- **HOW TO COMPLETE THIS TASK**
Copy the complete listing that follows, letter for letter.

- **THE DATA**
————————
Measured after the change: 67.28 million, median of 6. 1.1x the previous value.

```diff
diff --git a/mve_b200/csrc/patch_opt.cuh b/mve_b200/csrc/patch_opt.cuh
--- a/mve_b200/csrc/patch_opt.cuh
+++ b/mve_b200/csrc/patch_opt.cuh
@@ -65,9 +65,17 @@
 #if defined(B200MVS_HOST_EMU)
 __device__ __forceinline__ float rcp_fast(float x) { return 1.f / x; }
 __device__ __forceinline__ float rsqrt_fast(float x) { return 1.f / sqrtf(x); }
+__device__ __forceinline__ float fma_rn(float a, float b, float c) { return a * b + c; }
+__device__ __forceinline__ float mul_rn(float a, float b) { return a * b; }
+__device__ __forceinline__ float add_rn(float a, float b) { return a + b; }
+__device__ __forceinline__ float sub_rn(float a, float b) { return a - b; }
 #else
 __device__ __forceinline__ float rcp_fast(float x) { float r; asm("rcp.approx.ftz.f32 %0, %1;" : "=f"(r) : "f"(x)); return r; }
 __device__ __forceinline__ float rsqrt_fast(float x) { float r; asm("rsqrt.approx.ftz.f32 %0, %1;" : "=f"(r) : "f"(x)); return r; }
+__device__ __forceinline__ float fma_rn(float a, float b, float c) { return __fmaf_rn(a, b, c); }
+__device__ __forceinline__ float mul_rn(float a, float b) { return __fmul_rn(a, b); }
+__device__ __forceinline__ float add_rn(float a, float b) { return __fadd_rn(a, b); }
+__device__ __forceinline__ float sub_rn(float a, float b) { return __fsub_rn(a, b); }
 #endif
 
 template <int K> __device__ __forceinline__ float lut_k(const float* table, unsigned lane4, unsigned w)
diff --git a/mve_b200/csrc/patch_thread.cuh b/mve_b200/csrc/patch_thread.cuh
--- a/mve_b200/csrc/patch_thread.cuh
+++ b/mve_b200/csrc/patch_thread.cuh
@@ -1,5 +1,8 @@
 #pragma once
 #include "patch_opt.cuh"
+#if defined(B200MVS_HOST_EMU)
+#include <cassert>
+#endif
 
 namespace b200mvs {
 
@@ -177,6 +180,105 @@
         pk |= F_REF_OK;
         compute_points();
     }
+
+    struct Staged {
+        uint4 Q;
+        unsigned mt;
+        float fx, fy, gx, gy;
+    };
+    struct Sweep {
+        const float* lut;
+        unsigned lane4;
+        float inv_mm;
+        float u0x, u0y, u0z, uax, uay, uaz, ubx, uby, ubz, depth, dzI, dzJ;
+        float A0x, A0y, A0z, W0x, W0y, W0z, Wax, Way, Waz, Wbx, Wby, Wbz;
+        float Lax, Lay, Lcx, Lcy, wm1, hm1, step, dd;
+        const uint4* quad;
+        unsigned qpitch;
+        const uchar4* master;
+        int mpitch;
+        float pv0, pv1, pv2;
+        float c0, c1, c2;
+        bool nrm;
+        float Sya, Syb, Syc, Syya, Syyb, Syyc, Smya, Smyb, Smyc;
+        float Sdma, Sdmb, Sdmc, Sdna, Sdnb, Sdnc, Sdda, Sddb, Sddc;
+        float A1, A2, A3, A4, A5, B1, B2;
+
+        __device__ __forceinline__ void clear()
+        {
+            Sya = Syb = Syc = Syya = Syyb = Syyc = Smya = Smyb = Smyc = 0.f;
+            Sdma = Sdmb = Sdmc = Sdna = Sdnb = Sdnc = Sdda = Sddb = Sddc = 0.f;
+            A1 = A2 = A3 = A4 = A5 = B1 = B2 = 0.f;
+        }
+
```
————————
- **TASK SOLUTION**
Measured after the change: 67.28 million, median of 6. 1.1x the previous value.

```diff
diff --git a/mve_b200/csrc/patch_opt.cuh b/mve_b200/csrc/patch_opt.cuh
--- a/mve_b200/csrc/patch_opt.cuh
+++ b/mve_b200/csrc/patch_opt.cuh
@@ -65,9 +65,17 @@
 #if defined(B200MVS_HOST_EMU)
 __device__ __forceinline__ float rcp_fast(float x) { return 1.f / x; }
 __device__ __forceinline__ float rsqrt_fast(float x) { return 1.f / sqrtf(x); }
+__device__ __forceinline__ float fma_rn(float a, float b, float c) { return a * b + c; }
+__device__ __forceinline__ float mul_rn(float a, float b) { return a * b; }
+__device__ __forceinline__ float add_rn(float a, float b) { return a + b; }
+__device__ __forceinline__ float sub_rn(float a, float b) { return a - b; }
 #else
 __device__ __forceinline__ float rcp_fast(float x) { float r; asm("rcp.approx.ftz.f32 %0, %1;" : "=f"(r) : "f"(x)); return r; }
 __device__ __forceinline__ float rsqrt_fast(float x) { float r; asm("rsqrt.approx.ftz.f32 %0, %1;" : "=f"(r) : "f"(x)); return r; }
+__device__ __forceinline__ float fma_rn(float a, float b, float c) { return __fmaf_rn(a, b, c); }
+__device__ __forceinline__ float mul_rn(float a, float b) { return __fmul_rn(a, b); }
+__device__ __forceinline__ float add_rn(float a, float b) { return __fadd_rn(a, b); }
+__device__ __forceinline__ float sub_rn(float a, float b) { return __fsub_rn(a, b); }
 #endif
 
 template <int K> __device__ __forceinline__ float lut_k(const float* table, unsigned lane4, unsigned w)
diff --git a/mve_b200/csrc/patch_thread.cuh b/mve_b200/csrc/patch_thread.cuh
--- a/mve_b200/csrc/patch_thread.cuh
+++ b/mve_b200/csrc/patch_thread.cuh
@@ -1,5 +1,8 @@
 #pragma once
 #include "patch_opt.cuh"
+#if defined(B200MVS_HOST_EMU)
+#include <cassert>
+#endif
 
 namespace b200mvs {
 
@@ -177,6 +180,105 @@
         pk |= F_REF_OK;
         compute_points();
     }
+
+    struct Staged {
+        uint4 Q;
+        unsigned mt;
+        float fx, fy, gx, gy;
+    };
+    struct Sweep {
+        const float* lut;
+        unsigned lane4;
+        float inv_mm;
+        float u0x, u0y, u0z, uax, uay, uaz, ubx, uby, ubz, depth, dzI, dzJ;
+        float A0x, A0y, A0z, W0x, W0y, W0z, Wax, Way, Waz, Wbx, Wby, Wbz;
+        float Lax, Lay, Lcx, Lcy, wm1, hm1, step, dd;
+        const uint4* quad;
+        unsigned qpitch;
+        const uchar4* master;
+        int mpitch;
+        float pv0, pv1, pv2;
+        float c0, c1, c2;
+        bool nrm;
+        float Sya, Syb, Syc, Syya, Syyb, Syyc, Smya, Smyb, Smyc;
+        float Sdma, Sdmb, Sdmc, Sdna, Sdnb, Sdnc, Sdda, Sddb, Sddc;
+        float A1, A2, A3, A4, A5, B1, B2;
+
+        __device__ __forceinline__ void clear()
+        {
+            Sya = Syb = Syc = Syya = Syyb = Syyc = Smya = Smyb = Smyc = 0.f;
+            Sdma = Sdmb = Sdmc = Sdna = Sdnb = Sdnc = Sdda = Sddb = Sddc = 0.f;
+            A1 = A2 = A3 = A4 = A5 = B1 = B2 = 0.f;
+        }
+
```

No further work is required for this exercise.